The code I used is below. And my test string is aöaçaşaıağaüaÖaÇaŞaİaĞaÜ

$a is the string which comes from Pervasive

echo $a; 

gives aöaçaşaıağaüaÖaÇaŞaİaĞaÜ

echo iconv ( 'ISO-8859-1' , 'UTF-8' , $a)

gives a┬öa┬ça┬şa┬ıa┬ğa┬üa┬Öa┬Ça┬Şa┬İa┬Ğa┬Ü

<?php
//var_dump(iconv_get_encoding('all'));

$conn = pg_connect("host=localhost port=5432 dbname=xxx user=xxx password=".$argv[1]);

$result = pg_prepare($conn, "my_query", 'SELECT * FROM func_my_deneme($1)');

$connect_string = "DRIVER={Pervasive ODBC Client Interface}; SERVERNAME=localhost; SERVERDSN=xxx;";
$pervasiveconn = odbc_connect($connect_string, 'xxx', 'xxx');

$pervasive_result = odbc_exec($pervasiveconn ,"SELECT something");

while(odbc_fetch_row($pervasive_result)){
  $a=odbc_result($pervasive_result,1);

  echo $a;

  $result = pg_execute($conn, "my_query", array(iconv ( 'ISO-8859-1' , 'UTF-8' , $a)));
}
?>

Solution

  • You only seem to be looking at one of the two encoding exchanges here.

    You have:

    (pervasive's native encoding) -> (PHP string)
    

    and

    (PHP string) -> (PostgreSQL)
    

    Of these, you're only explicitly handling the second. You're assuming that the data Pervasive's ODBC driver returns is in PHP's default encoding, which on your system is iso-8859-1.

    Your tests suggest that assumption may be correct, but simply echo'ing the string isn't a good way to tell, because that introduces another encoding step:

    (PHP string) -> (whatever decodes it for viewing)
    

    be that a web browser, terminal or whatever. If the viewer expects some encoding that happens to be the same as Pervasive is using it will decode the output corectly.

    Try:

    echo $a;
    echo "aöaçaşaıağaüaÖaÇaŞaİaĞaÜ";
    

    and make sure the viewer shows the same value for both. Make sure you edit your source file with the encoding set to iso-8859-1, not some other encoding, so that the literal bytes of the string you paste are correct.

    At that point you should get an error if your editor is set correctly because not all those characters are legal in iso-8859-1. The first invalid one is ş.

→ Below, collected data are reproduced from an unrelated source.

diff --git a/multimodal-vae-public_amd/_lib.py b/multimodal-vae-public_amd/_lib.py
--- a/multimodal-vae-public_amd/_lib.py
+++ b/multimodal-vae-public_amd/_lib.py
@@ -161,6 +161,8 @@
                                   ctypes.POINTER(c_int)]),
     'mvae_linear_wgrad_batched_route': (c_int, [ctypes.POINTER(WgradItem), c_int, c_int, ctypes.POINTER(c_int),
                                                 ctypes.POINTER(c_int), ctypes.POINTER(c_int)]),
+    'mvae_linear_wgrad_ring_query': (c_int, [ctypes.POINTER(WgradItem), c_int, ctypes.POINTER(c_int),
+                                             ctypes.POINTER(c_int), ctypes.POINTER(c_int), ctypes.POINTER(c_int)]),
     'mvae_conv2d_gen_fwd': (c_int, [P, P, P, P] + [c_int] * 8 + [P]),
     'mvae_conv2d_gen_dgrad': (c_int, [P, P, P, P] + [c_int] * 8 + [P, c_size_t, P]),
     'mvae_conv2d_gen_wgrad': (c_int, [P, P, P] + [c_int] * 9 + [P, c_size_t, P]),
diff --git a/multimodal-vae-public_amd/csrc/linear.hip b/multimodal-vae-public_amd/csrc/linear.hip
--- a/multimodal-vae-public_amd/csrc/linear.hip
+++ b/multimodal-vae-public_amd/csrc/linear.hip
@@ -473,3 +473,21 @@
     if (waves) *waves = r.waves;
     return r.route;
 }
+
+MVAE_EXPORT int mvae_linear_wgrad_ring_query(const mvae_wgrad_item *items, int n_items, int *piece_dy, int *piece_x,
+                                             int *depth, int *lds_bytes) {
+    WgradBatchArgs a;
+    const int rc = wgrad_batch_table(items, n_items, false, a);
+    if (rc != MVAE_OK) return rc;
+    const WgradBatchRoute r = wgrad_batched_route(a, false);
+    const bool ring = r.route == MVAE_LROUTE_WGRAD_BATCHED2;
+    const Wgrad2RingInfo info = ring ? wgrad_batched2_ring(r.r2) : Wgrad2RingInfo{0, 0};
+    for (int q = 0; q < n_items; ++q) {
+        const WgradBatchItem &w = a.it[q];
+        if (piece_dy) piece_dy[q] = !ring ? 0 : (wb2_piece16((unsigned long long)(uintptr_t)w.dy, w.lddy, w.I) ? 16 : 4);
+        if (piece_x) piece_x[q] = !ring ? 0 : (wb2_piece16((unsigned long long)(uintptr_t)w.x, w.ldx, w.J) ? 16 : 4);
+    }
+    if (depth) *depth = info.depth;
+    if (lds_bytes) *lds_bytes = info.lds_bytes;
+    return r.route;
+}
diff --git a/multimodal-vae-public_amd/csrc/linear_direct.h b/multimodal-vae-public_amd/csrc/linear_direct.h
--- a/multimodal-vae-public_amd/csrc/linear_direct.h
+++ b/multimodal-vae-public_amd/csrc/linear_direct.h
@@ -1,5 +1,5 @@
 #pragma once
-#include "gemm_core.h"
+#include "gemm2.h"
 
 namespace {
 
@@ -223,7 +223,24 @@
     return r;
 }
 
-template <int KW, int FM, int FN, int PD>
+template <int KW, int FM, int FN> struct Wb2Ring {
+    static constexpr int A_FLOATS = 8 * 32 * FM, CH = 8 * 32 * (FM + FN);
+    static constexpr int CAP = 96 * 1024;
+    static constexpr int FIT = CAP / (KW * CH * 4);
+    static constexpr int S = FIT >= 4 ? 4 : (FIT >= 2 ? FIT : 2);
+    static constexpr size_t RING_BYTES = (size_t)KW * S * CH * sizeof(float);
+    static constexpr size_t RED_BYTES = ((size_t)(KW > 1 ? KW / 2 : 1) * (32 * FM) * (32 * FN + 1) + (size_t)KW * 2 * 32 * FM) * sizeof(float);
+    static constexpr size_t LDS_BYTES = RING_BYTES > RED_BYTES ? RING_BYTES : RED_BYTES;
+};
+__host__ __device__ inline bool wb2_piece16(unsigned long long p, int ld, int width) {
+    return (p & 15ull) == 0 && (ld & 3) == 0 && (width & 3) == 0;
+}
+template <int N> __device__ __forceinline__ void wb2_wait_vm() {
+    static_assert(N >= 0 && N <= 63, "vmcnt is 6 bits");
+    asm volatile("s_waitcnt vmcnt(%0)" ::"n"(N) : "memory");
+}
+
+template <int KW, int FM, int FN, int PD, bool RING>
 __device__ __forceinline__ void wgrad_tile2(const WgradBatchItem &w, int tile_i, int tile_j) {
     extern __shared__ __attribute__((aligned(16))) float wd_lds[];
     constexpr int TM = 32 * FM, TN = 32 * FN;
@@ -237,26 +254,125 @@
     const unsigned uldb = (unsigned)__builtin_amdgcn_readfirstlane(w.ldx) * 4u;
     const unsigned ext_a = (unsigned)(M - 1) * ulda + (unsigned)I * 4u;
     const unsigned ext_b = (unsigned)(M - 1) * uldb + (unsigned)J * 4u;
+    const bool rs_block = w.db != nullptr && tile_j == 0;
+    f32x16 acc[FM][FN];
+#pragma unroll
+    for (int a = 0; a < FM; ++a)
+#pragma unroll
+        for (int b = 0; b < FN; ++b)
+#pragma unroll
+            for (int r = 0; r < 16; ++r) acc[a][b][r] = 0.f;
+    float rs[FM];
+#pragma unroll
+    for (int a = 0; a < FM; ++a) rs[a] = 0.f;
+
+    const int nchunks = (M + 7) >> 3;
+    const int n_it = (nchunks + KW - 1) / KW;
+    if constexpr (RING) {
+        using R = Wb2Ring<KW, FM, FN>;
+        constexpr int S = R::S, CH = R::CH, AF = R::A_FLOATS;
+        const unsigned ring0 = (unsigned)(unsigned long)(g2_lds_void *)wd_lds + (unsigned)(kg * S * CH * 4);
+        const bool a16 = __builtin_amdgcn_readfirstlane((int)wb2_piece16(ba.lo, (int)(ulda >> 2), I)) != 0;
+        const bool b16 = __builtin_amdgcn_readfirstlane((int)wb2_piece16(bb.lo, (int)(uldb >> 2), J)) != 0;
+        const int c4 = lane & 7, h16 = (lane >> 3) & 1;
+        const int q16a = FM == 2 ? lane >> 5 : lane >> 4, f16a = FM == 2 ? (lane >> 4) & 1 : 0;
+        const int q16b = FN == 2 ? lane >> 5 : lane >> 4, f16b = FN == 2 ? (lane >> 4) & 1 : 0;
+        const int voa = a16 ? (int)((unsigned)(4 * h16 + q16a) * ulda + (unsigned)(i0 + 32 * f16a + 4 * c4) * 4u)
+                            : (int)((unsigned)(4 * lrow) * ulda + (unsigned)(i0 + lcol) * 4u);
+        const int vob = b16 ? (int)((unsigned)(4 * h16 + q16b) * uldb + (unsigned)(j0 + 32 * f16b + 4 * c4) * 4u)
+                            : (int)((unsigned)(4 * lrow) * uldb + (unsigned)(j0 + lcol) * 4u);
+        auto issue = [&](auto A16, auto B16, int it, int st) {
+            const unsigned c = (unsigned)(kg + it * KW);
+            const unsigned dst = ring0 + (unsigned)(st * CH * 4);
+            if constexpr (decltype(A16)::value) {
+#pragma unroll
+                for (int u = 0; u < FM; ++u)
+                    g2_dma16(wb2_rsrc(ba, (c * 8u + (FM == 2 ? 2u * u : 0u)) * ulda, ext_a), voa, dst + 1024u * u);
+            } else {
+#pragma unroll
+                for (int q = 0; q < 4; ++q)
+#pragma unroll
+                    for (int f = 0; f < FM; ++f)
+                        g2_dma4(wb2_rsrc(ba, (c * 8u + q) * ulda + 128u * f, ext_a), voa, 0, dst + 256u * (q * FM + f));
+            }
+            if constexpr (decltype(B16)::value) {
+#pragma unroll
+                for (int u = 0; u < FN; ++u)
+                    g2_dma16(wb2_rsrc(bb, (c * 8u + (FN == 2 ? 2u * u : 0u)) * uldb, ext_b), vob, dst + 4u * AF + 1024u * u);
+            } else {
+#pragma unroll
+                for (int q = 0; q < 4; ++q)
+#pragma unroll
+                    for (int f = 0; f < FN; ++f)
+                        g2_dma4(wb2_rsrc(bb, (c * 8u + q) * uldb + 128u * f, ext_b), vob, 0, dst + 4u * AF + 256u * (q * FN + f));
+            }
+        };
+        auto landed = [&](auto A16, auto B16) {
+            wb2_wait_vm<(S - 1) * ((decltype(A16)::value ? FM : 4 * FM) + (decltype(B16)::value ? FN : 4 * FN))>();
+        };
+        auto fetch = [&](int st, float (&as)[FM][4], float (&bs)[FN][4]) {
+            const float *p = wd_lds + (kg * S + st) * CH + lane;
+#pragma unroll
+            for (int q = 0; q < 4; ++q) {
+#pragma unroll
+                for (int f = 0; f < FM; ++f) as[f][q] = p[(q * FM + f) * 64];
+#pragma unroll
+                for (int f = 0; f < FN; ++f) bs[f][q] = p[AF + (q * FN + f) * 64];
+            }
+        };
+        auto mfmas = [&](int q, const float (&as)[FM][4], const float (&bs)[FN][4]) {
+#pragma unroll
+            for (int f = 0; f < FM; ++f)
+#pragma unroll
+                for (int g = 0; g < FN; ++g)
+                    acc[f][g] = __builtin_amdgcn_mfma_f32_32x32x2f32(as[f][q], bs[g][q], acc[f][g], 0, 0, 0);
+        };
+        float a0[FM][4], b0[FN][4], a1[FM][4], b1[FN][4];
+        int st = 0;
+        auto step = [&](auto with_rs, auto A16, auto B16, int it, const float (&as)[FM][4], const float (&bs)[FN][4], float (&an)[FM][4], float (&bn)[FN][4]) {
+            landed(A16, B16);
+            st = st + 1 == S ? 0 : st + 1;
+            fetch(st, an, bn);
+            __builtin_amdgcn_sched_barrier(0);
+            mfmas(0, as, bs); mfmas(1, as, bs);
+            __builtin_amdgcn_sched_barrier(0);
+            asm volatile("s_waitcnt lgkmcnt(0)" ::: "memory");
+            issue(A16, B16, it + 1 + S, st);
+            __builtin_amdgcn_sched_barrier(0);
+            mfmas(2, as, bs); mfmas(3, as, bs);
+            if constexpr (decltype(with_rs)::value) {
+#pragma unroll
+                for (int f = 0; f < FM; ++f) rs[f] += (as[f][0] + as[f][1]) + (as[f][2] + as[f][3]);
+            }
+            __builtin_amdgcn_sched_barrier(0);
+        };
+        auto main_loop = [&](auto with_rs, auto A16, auto B16) {
+#pragma unroll
+            for (int s = 0; s < S; ++s) issue(A16, B16, s, s);
+            landed(A16, B16);
+            fetch(0, a0, b0);
+            asm volatile("s_waitcnt lgkmcnt(0)" ::: "memory");
+            issue(A16, B16, S, 0);
+            for (int it = 0; it < n_it; it += 2) {
+                step(with_rs, A16, B16, it, a0, b0, a1, b1);
+                step(with_rs, A16, B16, it + 1, a1, b1, a0, b0);
+            }
+        };
+        auto by_pieces = [&](auto with_rs) {
+            if (a16) { if (b16) main_loop(with_rs, std::true_type{}, std::true_type{}); else main_loop(with_rs, std::true_type{}, std::false_type{}); }
+            else { if (b16) main_loop(with_rs, std::false_type{}, std::true_type{}); else main_loop(with_rs, std::false_type{}, std::false_type{}); }
+        };
+        if (rs_block) by_pieces(std::true_type{});
+        else by_pieces(std::false_type{});
+        asm volatile("s_waitcnt vmcnt(0)" ::: "memory");
+        __syncthreads();
+    } else {
     int va[4], vb[4];
 #pragma unroll
     for (int q = 0; q < 4; ++q) {
         va[q] = (int)((unsigned)(4 * lrow + q) * ulda + (unsigned)(i0 + lcol) * 4u);
         vb[q] = (int)((unsigned)(4 * lrow + q) * uldb + (unsigned)(j0 + lcol) * 4u);
     }
-    const bool rs_block = w.db != nullptr && tile_j == 0;
-    f32x16 acc[FM][FN];
-#pragma unroll
-    for (int a = 0; a < FM; ++a)
-#pragma unroll
-        for (int b = 0; b < FN; ++b)
-#pragma unroll
-            for (int r = 0; r < 16; ++r) acc[a][b][r] = 0.f;
-    float rs[FM];
-#pragma unroll
-    for (int a = 0; a < FM; ++a) rs[a] = 0.f;
-
-    const int nchunks = (M + 7) >> 3;
-    const int n_it = (nchunks + KW - 1) / KW;
     float a0[PD][FM][4], b0[PD][FN][4], a1[PD][FM][4], b1[PD][FN][4];
     auto load_set = [&](int first, float (&as)[PD][FM][4], float (&bs)[PD][FN][4]) {
 #pragma unroll
@@ -303,6 +419,7 @@
     };
     if (rs_block) main_loop(std::true_type{});
     else main_loop(std::false_type{});
+    }
     constexpr int TP = TN + 1;
     constexpr int WTILE = TM * TP;
     auto park = [&](float *dst) {
@@ -361,8 +478,10 @@
     }
 }
 
-template <int KW, int FM, int FN, int PD>
-__global__ __launch_bounds__(64 * KW) void wgrad_batched2_kernel(WgradBatch2Args a) {
+constexpr int wb2_waves(int kw, int fm, int fn) { return fm * fn == 1 ? 8 : (kw >= 8 ? 4 : 3); }
+template <int KW, int FM, int FN, int PD, bool RING>
+__global__ __launch_bounds__(64 * KW) __attribute__((amdgpu_waves_per_eu(wb2_waves(KW, FM, FN))))
+void wgrad_batched2_kernel(WgradBatch2Args a) {
     const int xcd = blockIdx.x & (WB2_SEGS - 1), slot = blockIdx.x >> 3;
     const int tile = a.seg[xcd] + slot;
     if (tile >= a.seg[xcd + 1]) return;
@@ -374,7 +493,7 @@
     const WgradBatchItem &w = a.it[p];
     const int local = tile - first;
     const int tile_i = local / w.tiles_j, tile_j = local - tile_i * w.tiles_j;
-    wgrad_tile2<KW, FM, FN, PD>(w, tile_i, tile_j);
+    wgrad_tile2<KW, FM, FN, PD, RING>(w, tile_i, tile_j);
 }
 
 struct Wgrad2Route { bool ok; int shape, kw; };
@@ -422,10 +541,15 @@
     for (int x = 0; x <= WB2_SEGS; ++x) b.seg[x] = (int)((long)total * x / WB2_SEGS);
     for (int x = 0; x < WB2_SEGS; ++x) if (b.seg[x + 1] - b.seg[x] > longest) longest = b.seg[x + 1] - b.seg[x];
     const dim3 grid((unsigned)(longest * WB2_SEGS));
-#define MVAE_WB2(KWV, FMV, FNV, PDV)                                                                          \
+#ifdef MVAE_TUNING
+    static const bool ring_off = getenv("MVAE_WB2_RING_OFF") != nullptr;
+#else
+    constexpr bool ring_off = false;
+#endif
+#define MVAE_WB2_GO(KWV, FMV, FNV, PDV, RINGV, LDSV)                                                          \
     {                                                                                                         \
-        constexpr size_t lds = ((size_t)(KWV > 1 ? KWV / 2 : 1) * (32 * FMV) * (32 * FNV + 1) + (size_t)KWV * 2 * 32 * FMV) * sizeof(float); \
-        auto kern = wgrad_batched2_kernel<KWV, FMV, FNV, PDV>;                                                \
+        constexpr size_t lds = LDSV;                                                                          \
+        auto kern = wgrad_batched2_kernel<KWV, FMV, FNV, PDV, RINGV>;                                         \
         static bool attr_done = false;                                                                        \
         if (!attr_done) {                                                                                     \
             (void)hipFuncSetAttribute(reinterpret_cast<const void *>(kern), hipFuncAttributeMaxDynamicSharedMemorySize, (int)lds); \
@@ -433,6 +557,16 @@
         }                                                                                                     \
         hipLaunchKernelGGL(kern, grid, dim3(64 * KWV), lds, st, b);                                           \
     }
+#ifdef MVAE_TUNING
+#define MVAE_WB2(KWV, FMV, FNV, PDV)                                                                          \
+    {                                                                                                         \
+        if (ring_off) MVAE_WB2_GO(KWV, FMV, FNV, PDV, false, (Wb2Ring<KWV, FMV, FNV>::RED_BYTES))             \
+        else MVAE_WB2_GO(KWV, FMV, FNV, PDV, true, (Wb2Ring<KWV, FMV, FNV>::LDS_BYTES))                       \
+    }
+#else
+#define MVAE_WB2(KWV, FMV, FNV, PDV) MVAE_WB2_GO(KWV, FMV, FNV, PDV, true, (Wb2Ring<KWV, FMV, FNV>::LDS_BYTES))
+#endif
+    (void)ring_off;
     if (shape == 22) {
         if (kw == 16) MVAE_WB2(16, 2, 2, 1) else if (kw == 8) MVAE_WB2(8, 2, 2, MVAE_WB2_PD22) else MVAE_WB2(4, 2, 2, MVAE_WB2_PD22)
     } else if (shape == 21) {
@@ -441,7 +575,18 @@
         if (kw == 16) MVAE_WB2(16, 1, 1, MVAE_WB2_PD11) else if (kw == 8) MVAE_WB2(8, 1, 1, MVAE_WB2_PD11) else MVAE_WB2(4, 1, 1, MVAE_WB2_PD11)
     }
 #undef MVAE_WB2
+#undef MVAE_WB2_GO
     return mvae_launch_status();
+}
+
+struct Wgrad2RingInfo { int depth, lds_bytes; };
+inline Wgrad2RingInfo wgrad_batched2_ring(const Wgrad2Route &r) {
+#define MVAE_WB2_INFO(KWV, FMV, FNV) Wgrad2RingInfo{Wb2Ring<KWV, FMV, FNV>::S, (int)Wb2Ring<KWV, FMV, FNV>::LDS_BYTES}
+    const int kw = r.kw;
+    if (r.shape == 22) return kw == 16 ? MVAE_WB2_INFO(16, 2, 2) : (kw == 8 ? MVAE_WB2_INFO(8, 2, 2) : MVAE_WB2_INFO(4, 2, 2));
+    if (r.shape == 21) return kw == 16 ? MVAE_WB2_INFO(16, 2, 1) : (kw == 8 ? MVAE_WB2_INFO(8, 2, 1) : (kw == 4 ? MVAE_WB2_INFO(4, 2, 1) : MVAE_WB2_INFO(2, 2, 1)));
+    return kw == 16 ? MVAE_WB2_INFO(16, 1, 1) : (kw == 8 ? MVAE_WB2_INFO(8, 1, 1) : MVAE_WB2_INFO(4, 1, 1));
+#undef MVAE_WB2_INFO
 }
 
 inline bool wgrad_batch_item_ok(int I, int J, int M, int lddy, int ldx) {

    So clearly what's coming from Pervasive can't be iso-8859-1. To really print a latin-1 string, you can echo the escaped bytes. For example, this string:

    aöaçaaaüaÖaÇaaaaÜ
    

    in which all chars are legal iso-8859-1, is printed in iso-8859-1 encoding with:

    echo "a\xf6a\xe7aaa\xfca\xd6a\xc7aaaa\xdc"
    

    Here, hex escapes are used to specify non-7-bit characters to unambiguously ensure that the encoding of the byte sequence is what you think without any confusion about text editors etc.

    Betcha that doesn't print right when you view it, because whatever's reading the input isn't decoding it as iso-8859-1.


    What you should be doing is looking at the bytes of the string you get from Pervasive to see what it really is. Then determining its encoding and decoding it into utf-8, which you can then send to PostgreSQL over a client_encoding = utf-8 connection. @deceze suggested bin2hex for this (I don't speak PHP, so didn't know what to suggest). So show the output of:

    echo bin2hex($a) . "\n";
    

    Or - even better - make sure you determine from the configuration / documentation what the encoding of the data coming from Pervasive is, rather than guessing. Or just force it.

    A quick look at the Pervasive documentation showed that the ODBC Driver has an encoding parameter that takes the code page ID for the desired encoding. So try:

    $connect_string = "DRIVER={Pervasive ODBC Client Interface}; SERVERNAME=localhost; SERVERDSN=xxx; encoding=65001";
    

    (Microsoft, at least, defines 65001 as the codepage for utf-8 per this doc).